A Mirror Descent Perspective of Smoothed Sign Descent
This work provides a theoretical analysis for non-gradient algorithms in optimization, which is incremental as it builds on existing mirror descent perspectives to address a specific limitation.
The paper tackles the problem of analyzing optimization algorithms that use non-gradient update directions, such as smoothed sign descent, by extending the mirror descent framework to characterize their dynamics for regression problems. The result shows that the convergent solution approximates a KKT point, with tuning of the stability constant ε reducing KKT error.

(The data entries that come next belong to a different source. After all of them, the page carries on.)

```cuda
template <int BN, int NCH, int STAGES, int TG>
static int launch_wg(const WgParams& p, cudaStream_t st) {
    using L = WgSmem<BN, NCH, STAGES, TG>;
    static bool attr_done = false;
    if (!attr_done) {
        CUDA_OK(cudaFuncSetAttribute(wgrad_kernel<BN, NCH, STAGES, TG>, cudaFuncAttributeMaxDynamicSharedMemorySize,
                                     L::TOTAL));
        attr_done = true;
    }
    dim3 grid(cdiv(p.num_taps, TG), p.m_tiles * p.n_tiles, p.splits);
    wgrad_kernel<BN, NCH, STAGES, TG><<<grid, 192, L::TOTAL, st>>>(p);
    LAUNCH_OK();
    return 0;
}
static int wave_splits(long long base, long long max_splits) {
    const long long lo = std::max<long long>(1, (148 + base - 1) / base);
    if (max_splits <= lo) return (int)std::max<long long>(1, max_splits);
    const long long hi = std::min<long long>(max_splits, std::max<long long>(lo, (3 * 148) / base));
    long long best = lo;
    double best_score = -1.0;
    for (long long s = lo; s <= hi; ++s) {
        const long long ctas = base * s, waves = (ctas + 147) / 148;
        const double score = (double)ctas / (148.0 * waves) - 0.01 * waves;
        if (score > best_score) { best_score = score; best = s; }
    }
    return (int)best;
}
static int dispatch_wg(const WgParams& p, int BN, int NCH, cudaStream_t st) {
    if (NCH == 64 && BN == 128) return p.num_taps > 1 ? launch_wg<128, 64, 2, 2>(p, st) : launch_wg<128, 64, 3, 1>(p, st);
    if (NCH == 64 && BN == 64) return launch_wg<64, 64, 4, 1>(p, st);
    if (NCH == 32 && BN == 32) return p.num_taps % 5 == 0 ? launch_wg<32, 32, 3, 5>(p, st) : launch_wg<32, 32, 4, 1>(p, st);
    return fail(FMRI_ERR_UNSUPPORTED, "wgrad tile BN=%d NCH=%d not instantiated", BN, NCH);
}
static int run_wgrad_tc(const void* Dn, int N, int PH, int PW, int Cd, const void* Sh, int BH, int BW, int Cs,
                        int stride, int num_taps, float* ws, cudaStream_t st) {
    if (Cd % 64 || Cs % 32) return fail(FMRI_ERR_UNSUPPORTED, "wgrad tensor path needs Cd%%64==0, Cs%%32==0");
    WgParams p;
    memset(&p, 0, sizeof(p));
    pick_box(PW, PH, N, &p.bw, &p.bh, &p.bn);
    if ((p.bw * p.bh * p.bn) % 16) pick_box_pow2(PW, PH, N, &p.bw, &p.bh, &p.bn);
    p.rows = p.bw * p.bh * p.bn;
    if (p.rows % 16) return fail(FMRI_ERR_UNSUPPORTED, "wgrad pixel box %d not a multiple of 16", p.rows);
    p.tiles_x = cdiv(PW, p.bw);
    p.tiles_y = cdiv(PH, p.bh);
    p.tiles_n = cdiv(N, p.bn);
    const int NCH = (Cs % 64 == 0) ? 64 : 32;
    const int BN = (Cs % 128 == 0) ? 128 : (Cs % 64 == 0 ? 64 : 32);
    if (NCH == 32 && BN != 32) return fail(FMRI_ERR_UNSUPPORTED, "wgrad Cs=%d", Cs);
    int rc = make_act_map(&p.mapD, Dn, Cd, PW, PH, N, Cd, (long long)PW * Cd, (long long)PH * PW * Cd, 64, p.bw,
                          p.bh, p.bn);
    if (rc) return rc;
    const __nv_bfloat16* sb = reinterpret_cast<const __nv_bfloat16*>(Sh);
    if (stride == 2) {
        for (int ph = 0; ph < 2; ++ph)
            for (int pw = 0; pw < 2; ++pw) {
                const int Wp = (BW - pw + 1) / 2, Hp = (BH - ph + 1) / 2;
                rc = make_act_map(&p.mapS[ph * 2 + pw], sb + ((long long)ph * BW + pw) * Cs, Cs, Wp, Hp, N, 2LL * Cs,
                                  2LL * BW * Cs, (long long)BH * BW * Cs, NCH, p.bw, p.bh, p.bn);
                if (rc) return rc;
            }
    } else {
        rc = make_act_map(&p.mapS[0], sb, Cs, BW, BH, N, Cs, (long long)BW * Cs, (long long)BH * BW * Cs, NCH, p.bw,
                          p.bh, p.bn);
        if (rc) return rc;
    }
    p.num_taps = num_taps;
    for (int kh = 0; kh < 5; ++kh)
        for (int kw = 0; kw < 5; ++kw) {
            TapDesc& t = p.taps[kh * 5 + kw];
            if (num_taps == 1) {
                t.map = 0;
                t.dx = t.dy = 0;
            } else if (stride == 2) {
                t.map = (int16_t)((kh & 1) * 2 + (kw & 1));
                t.dy = (int16_t)((kh - 2 - (kh & 1)) / 2);
                t.dx = (int16_t)((kw - 2 - (kw & 1)) / 2);
            } else {
                t.map = 0;
                t.dy = (int16_t)(kh - 2);
                t.dx = (int16_t)(kw - 2);
            }
        }
    p.m_total = Cd;
    p.n_total = Cs;
    p.m_tiles = cdiv(Cd, 128);
    p.n_tiles = Cs / BN;
    const long long pt = (long long)p.tiles_x * p.tiles_y * p.tiles_n;
    const int tap_groups = (NCH == 32 && BN == 32 && num_taps % 5 == 0) ? num_taps / 5
                           : ((NCH == 64 && BN == 128 && num_taps > 1) ? (num_taps + 1) / 2 : num_taps);
    const long long base = (long long)tap_groups * p.m_tiles * p.n_tiles;
    p.splits = wave_splits(base, std::max<long long>(1, pt / 4));
    const long long n = (long long)num_taps * Cd * Cs;
    SCRATCH(slices, float, (long long)p.splits * n, st);
    CUDA_OK(cudaMemsetAsync(slices, 0, sizeof(float) * (size_t)p.splits * n, st));
    p.out = slices;
    p.split_stride = n;
    rc = dispatch_wg(p, BN, NCH, st);
    if (rc) return rc;
    rc = ordered_add(slices, p.splits, n, ws, st);
    CUDA_OK(cudaFreeAsync(slices, st));
    return rc;
}

extern "C" void fmri_conv_out_hw(const fmri_conv_desc* d, int* OH, int* OW) {
    if (d->transposed) {
        *OH = 2 * d->H - 1 + d->output_pad;
        *OW = 2 * d->W - 1 + d->output_pad;
    } else {
        *OH = (d->H - 1) / d->stride + 1;
        *OW = (d->W - 1) / d->stride + 1;
    }
}
static int check_conv(const fmri_conv_desc* d) {
    if (!d || d->N <= 0 || d->H <= 0 || d->W <= 0 || d->Cin <= 0 || d->Cout <= 0)
        return fail(FMRI_ERR_ARG, "bad conv descriptor");
    if (d->stride != 1 && d->stride != 2) return fail(FMRI_ERR_ARG, "conv stride must be 1 or 2");
    if (d->transposed && d->stride != 2) return fail(FMRI_ERR_ARG, "ConvTranspose2d is stride 2 only");
    if (d->dtype != FMRI_F32 && d->dtype != FMRI_BF16) return fail(FMRI_ERR_ARG, "bad dtype");
    return 0;
}
static inline long long w_so(const fmri_conv_desc* d) { return d->transposed ? 25LL : 25LL * d->Cin; }
static inline long long w_si(const fmri_conv_desc* d) { return d->transposed ? 25LL * d->Cout : 25LL; }

extern "C" size_t fmri_conv_pack_elems(const fmri_conv_desc* d) {
    size_t n = 25 * (size_t)d->Cin * d->Cout;
    const int thin = d->transposed ? d->Cout : d->Cin;
    const int other = d->transposed ? d->Cin : d->Cout;
    if (thin == 32 && d->stride == 2) n += 9 * 128 * (size_t)other;
    return n;
}

extern "C" int fmri_conv_pack_weights(const fmri_conv_desc* d, const float* w, void* pack_f, void* pack_d,
                                      void* stream) {
    int rc = check_conv(d);
    if (rc) return rc;
    const long long n = 25LL * d->Cin * d->Cout;
    if (pack_f) {
        permute4_kernel<float, __nv_bfloat16><<<grid1d(n, 256), 256, 0, S(stream)>>>(
            w, reinterpret_cast<__nv_bfloat16*>(pack_f), 1, 25, d->Cout, d->Cin, 0, 1, w_so(d), w_si(d), 0);
        LAUNCH_OK();
        if (d->transposed && d->Cout == 32 && d->stride == 2) {
            __nv_bfloat16* pk = reinterpret_cast<__nv_bfloat16*>(pack_f);
            merge_pack_kernel<<<grid1d(9LL * 128 * d->Cin, 256), 256, 0, S(stream)>>>(pk, pk + n, d->Cin);
            LAUNCH_OK();
        }
    }
    if (pack_d) {
        permute4_kernel<float, __nv_bfloat16><<<grid1d(n, 256), 256, 0, S(stream)>>>(
            w, reinterpret_cast<__nv_bfloat16*>(pack_d), 1, 25, d->Cin, d->Cout, 0, 1, w_si(d), w_so(d), 0);
        LAUNCH_OK();
// ... 142 lines not shown
    p.accumulate = accumulate;
    const float *A, *B;
    if (!d->transposed) {
        A = reinterpret_cast<const float*>(dy); p.PH = OH; p.PW = OW; p.Ca = d->Cout;
        B = reinterpret_cast<const float*>(x); p.BH = d->H; p.BW = d->W; p.Cb = d->Cin;
    } else {
        A = reinterpret_cast<const float*>(x); p.PH = d->H; p.PW = d->W; p.Ca = d->Cin;
        B = reinterpret_cast<const float*>(dy); p.BH = OH; p.BW = OW; p.Cb = d->Cout;
    }
    p.a_sn = (long long)p.PH * p.PW * p.Ca; p.a_sy = (long long)p.PW * p.Ca; p.a_sx = p.Ca; p.a_sc = 1;
    p.b_sn = (long long)p.BH * p.BW * p.Cb; p.b_sy = (long long)p.BW * p.Cb; p.b_sx = p.Cb; p.b_sc = 1;
    p.w_sa = 25LL * p.Cb;
    p.w_sb = 25;
    direct_wgrad_kernel<float, float><<<25 * p.Ca * p.Cb, 128, 0, S(stream)>>>(A, B, dw, p);
    LAUNCH_OK();
    return 0;
}

static const size_t HC_WS_PACK = 65536;
extern "C" size_t fmri_edge_workspace(const fmri_edge_desc* d) {
    return std::max(sizeof(float) * 75 * (size_t)d->C, HC_WS_PACK + (size_t)d->N * d->H * d->W * 16);
}

static bool hc_build(HcParams& p, HcPackSpec& spec, int N, int H, int W, int chunks, int stride, int OH, int OW, int BN,
                     bool flip) {
    memset(&p, 0, sizeof(p));
    memset(&spec, 0, sizeof(spec));
    p.N = N; p.H = H; p.W = W; p.chunks = chunks; p.OH = OH; p.OW = OW;
    const int hx = stride == 1 ? 4 : 2;
    if (stride == 1) {
        p.num_planes = 1;
        p.pl_ys[0] = p.pl_xs[0] = 1;
        p.pl_yoff[0] = p.pl_xoff[0] = -2;
    } else {
        p.num_planes = 4;
        for (int ph = 0; ph < 2; ++ph)
            for (int pw = 0; pw < 2; ++pw) {
                const int pl = ph * 2 + pw;
                p.pl_ys[pl] = p.pl_xs[pl] = 2;
                p.pl_yoff[pl] = ph - 2;
                p.pl_xoff[pl] = pw - 2;
            }
    }
    p.PW = OW + hx;
    if (p.PW > 200) return false;
    const int max_off = hx * p.PW + hx;
    const int nsteps = chunks >= 2 ? 25 * (chunks / 2) : 13;
    if (nsteps > HC_MAX_STEPS) return false;
    p.num_steps = nsteps;
    bool found = false;
    for (int pass = 0; pass < 2 && !found; ++pass) {
        const int mt_max = std::min(5, (pass == 0 ? 128 : 256) / BN);
        const size_t smem_cap = pass == 0 ? 110 * 1024 : 227 * 1024;
        double best = 0.0;
        for (int tht = std::min(OH, (mt_max * 128) / p.PW); tht >= 1; --tht) {
            HcParams q = p;
            q.THt = tht;
            q.tiles_y = cdiv(OH, tht);
            q.MT = cdiv((long long)tht * q.PW, 128);
            q.PH = tht + hx;
            q.slab_rows = (q.PH * q.PW + 7) / 8 * 8 + (chunks > 1 ? 2 : 0);
            const long long overshoot = ((long long)q.MT * 128 + max_off + 1 - q.slab_rows) * 16;
            if (overshoot > 0 && overshoot > hc_b_bytes(q, BN)) continue;
            if ((size_t)hc_smem_bytes(q, BN) > smem_cap) continue;
            const double eff = (double)OH * OW / ((double)q.tiles_y * q.MT * 128);
            if (eff > best + 1e-9) { best = eff; p = q; found = true; }
        }
    }
    if (!found) return false;
    int woff[25];
    for (int kh = 0; kh < 5; ++kh)
        for (int kw = 0; kw < 5; ++kw) {
            int plane = 0, dyr = kh, dxr = kw;
            if (stride == 2) {
                plane = (kh & 1) * 2 + (kw & 1);
                dyr = (kh - 2 - (kh & 1)) / 2 + 1;
                dxr = (kw - 2 - (kw & 1)) / 2 + 1;
            }
            woff[kh * 5 + kw] = plane * chunks * p.slab_rows + dyr * p.PW + dxr;
        }
    int s = 0;
    if (chunks >= 2) {
        for (int tp = 0; tp < 25; ++tp)
            for (int j = 0; j < chunks / 2; ++j, ++s) {
                p.steps[s].a_off = woff[tp] + 2 * j * p.slab_rows;
                p.steps[s].a_lbo = p.slab_rows;
                p.steps[s].b_off = s * BN;
                spec.tap[s][0] = spec.tap[s][1] = (int16_t)(flip ? 24 - tp : tp);
                spec.cb[s][0] = (int16_t)(16 * j);
                spec.cb[s][1] = (int16_t)(16 * j + 8);
            }
    } else {
        int order[25];
        for (int i = 0; i < 25; ++i) order[i] = i;
        std::sort(order, order + 25, [&](int a, int b) { return woff[a] < woff[b]; });
        {
            const int t0 = order[0];
            p.steps[s].a_off = woff[t0];
            p.steps[s].a_lbo = 1;
            p.steps[s].b_off = s * BN;
            spec.tap[s][0] = (int16_t)(flip ? 24 - t0 : t0);
            spec.tap[s][1] = -1;
            spec.cb[s][0] = spec.cb[s][1] = 0;
            ++s;
        }
        for (int i = 1; i < 25; i += 2, ++s) {
            const int t0 = order[i], t1 = order[i + 1];
            p.steps[s].a_off = woff[t0];
            p.steps[s].a_lbo = woff[t1] - woff[t0];
            p.steps[s].b_off = s * BN;
            spec.tap[s][0] = (int16_t)(flip ? 24 - t0 : t0);
            spec.tap[s][1] = (int16_t)(flip ? 24 - t1 : t1);
            spec.cb[s][0] = spec.cb[s][1] = 0;
            if (p.steps[s].a_lbo == 0) return false;
        }
    }
    return true;
}

// ... 35 lines not shown
    }
    return fail(FMRI_ERR_UNSUPPORTED, "hconv BN=%d", BN);
}

static int cto3_run(const void* X, int N, int H, int W, int C, const float* w, long long s_co, long long s_c, int flip,
                    const float* bias, int act, float* img, void* ws, cudaStream_t st) {
    if (C != 32 || W != C3_W || H < 3 || N < 74) return 1;
    C3Params p;
    memset(&p, 0, sizeof(p));
    __nv_bfloat16* wt = reinterpret_cast<__nv_bfloat16*>(ws);
    c3_pack_weights_kernel<<<cdiv(C3_NB * C, 256), 256, 0, st>>>(w, wt, s_co, s_c, flip, C);
    LAUNCH_OK();
    if (make_act_map(&p.mapX, X, C, H * W, 1, N, C, (long long)H * W * C, (long long)H * W * C, C, 128, 1, 1)) return 1;
    {
        const long long dims[2] = {C, C3_NB};
        const long long stv[1] = {C};
        const int box[2] = {C, C3_NB};
        if (make_map(&p.mapW, wt, 2, dims, stv, box, C * 2)) return 1;
    }
    p.N = N; p.H = H; p.out = img; p.bias = bias; p.act = act;
    static bool attr_done = false;
    if (!attr_done) {
        CUDA_OK(cudaFuncSetAttribute(cto3_kernel, cudaFuncAttributeMaxDynamicSharedMemorySize, C3_SMEM));
        attr_done = true;
    }
    cto3_kernel<<<std::min(N, 148), C3_THREADS, C3_SMEM, st>>>(p);
    LAUNCH_OK();
    return 0;
}

static int hconv_c_to_3(const void* X, int N, int H, int W, int C, const float* w, long long s_co, long long s_c, int flip,
                        const float* bias, int act, float* img, void* ws, cudaStream_t st) {
    if (C != 32 && C != 64) return 1;
    {
        const int rc = cto3_run(X, N, H, W, C, w, s_co, s_c, flip, bias, act, img, ws, st);
        if (rc <= 0) return rc;
    }
    HcParams p;
    HcPackSpec spec;
    if (!hc_build(p, spec, N, H, W, C / 8, 1, H, W, 16, flip != 0)) return 1;
    p.X = reinterpret_cast<const __nv_bfloat16*>(X);
    p.epi = 0; p.out = img; p.bias = bias; p.act = act; p.n_out = 3;
    return hc_run(p, spec, 16, w, 3, C, s_co, s_c, ws, st);
}

static int hconv_3_to_c(const float* i0, const float* i1, const float* i2, int nps, int N, int H, int W, int C, int stride,
                        const float* w, long long s_c, long long s_ci, int flip, const float* bias, int act, void* y,
                        void* ws, cudaStream_t st) {
    if (C != 32 && C != 64) return 1;
    const int OH = (H - 1) / stride + 1, OW = (W - 1) / stride + 1;
    HcParams p;
    HcPackSpec spec;
    if (!hc_build(p, spec, N, H, W, 1, stride, OH, OW, C, flip != 0)) return 1;
    __nv_bfloat16* img8 = reinterpret_cast<__nv_bfloat16*>(reinterpret_cast<uint8_t*>(ws) + HC_WS_PACK);
    img8_pack_kernel<<<grid1d((long long)N * H * W, 256), 256, 0, st>>>(i0, i1, i2, nps, N, (long long)H * W, img8);
    LAUNCH_OK();
    p.X = img8;
    p.epi = 1; p.out = y; p.bias = bias; p.act = act; p.n_out = C;
    return hc_run(p, spec, C, w, C, 3, s_c, s_ci, ws, st);
}

static int hwgrad_run(const void* T, const float* i0, const float* i1, const float* i2, int nps, int N, int PH, int PW, int C,
                      float* dwk, float* dbias, int flip, void* ws, cudaStream_t st, int plane = -1, int IH = 0, int IW = 0) {
    if (C != 32 && C != 64) return 1;
    HwParams p;
    memset(&p, 0, sizeof(p));
    p.N = N; p.PH = PH; p.PW = PW; p.C = C;
    p.PWp = (PW + 4 + 15) / 16 * 16;
    if (p.PWp > 128) return 1;
    const int bh_cap = 2;
    p.bh = std::max(1, std::min(std::min(PH, bh_cap), 256 / p.PWp));
    p.tiles_y = cdiv(PH, p.bh);
    p.slab_rows = ((p.bh + 4) * p.PWp + 16 + 7) / 8 * 8;
    p.d_chunk = (p.bh * p.PWp * 128 + 1023) / 1024 * 1024;
    p.stages = 2;
    if (hw_smem_bytes(p) > 227 * 1024) return 1;
    while (p.stages < HW_MAX_STAGES) {
        ++p.stages;
        if (hw_smem_bytes(p) > 110 * 1024) { --p.stages; break; }
    }
    const long long dims[4] = {C, PW, PH, N};
    const long long strides[3] = {C, (long long)PW * C, (long long)PH * PW * C};
    const int box[4] = {64, p.PWp, p.bh, 1};
    if (make_map(&p.mapT, T, 4, dims, strides, box, 128)) return 1;
    __nv_bfloat16* img8 = reinterpret_cast<__nv_bfloat16*>(reinterpret_cast<uint8_t*>(ws) + HC_WS_PACK);
    p.kh0 = 0; p.nkh = 5;
    if (plane < 0) {
        img8_pack_kernel<<<grid1d((long long)N * PH * PW, 256), 256, 0, st>>>(i0, i1, i2, nps, N, (long long)PH * PW, img8);
    } else {
        p.plane = 1; p.ph = plane >> 1; p.pw = plane & 1;
        p.kh0 = 1; p.nkh = p.ph ? 2 : 3;
        img8_plane_pack_kernel<<<grid1d((long long)N * PH * PW, 256), 256, 0, st>>>(i0, i1, i2, nps, N, IH, IW, PH, PW, p.ph,
                                                                                   p.pw, img8);
    }
    LAUNCH_OK();
    p.img8 = img8;
    p.dwk = dwk; p.dbias = dbias; p.flip = flip;
    const int smem = hw_smem_bytes(p);
    static int attr_smem = 0;
    if (smem > attr_smem) {
        CUDA_OK(cudaFuncSetAttribute(hwgrad_kernel, cudaFuncAttributeMaxDynamicSharedMemorySize, smem));
        attr_smem = smem;
    }
    const int total = N * p.tiles_y;
    const int nb = std::min(total, 148 * (smem <= 110 * 1024 ? 2 : 1));
    const long long nw = 75LL * C;
    SCRATCH(part, float, (long long)nb * (nw + C), st);
    CUDA_OK(cudaMemsetAsync(part, 0, sizeof(float) * (size_t)nb * (nw + C), st));
    p.dwk = part;
    p.dbias = dbias ? part + nb * nw : nullptr;
// ... 1088 lines not shown
```

thesis_fmri_reconstruction_b200/csrc/hconv_kernels.cuh:

```cuda
#pragma once
#include "ptx.cuh"

namespace fmri {

struct HcStep {
    uint32_t a_off;
    uint32_t a_lbo;
    uint32_t b_off;
};
constexpr int HC_MAX_STEPS = 104;
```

Recent work by Woodworth et al. (2020) shows that the optimization dynamics of gradient descent for overparameterized problems can be viewed as low-dimensional dual dynamics induced by a mirror map, explaining the implicit regularization phenomenon from the mirror descent perspective. However, the methodology does not apply to algorithms where update directions deviate from true gradients, such as ADAM. We use the mirror descent framework to study the dynamics of smoothed sign descent with a stability constant $\varepsilon$ for regression problems. We propose a mirror map that establishes equivalence to dual dynamics under some assumptions. By studying dual dynamics, we characterize the convergent solution as an approximate KKT point of minimizing a Bregman divergence style function, and show the benefit of tuning the stability constant $\varepsilon$ to reduce the KKT error.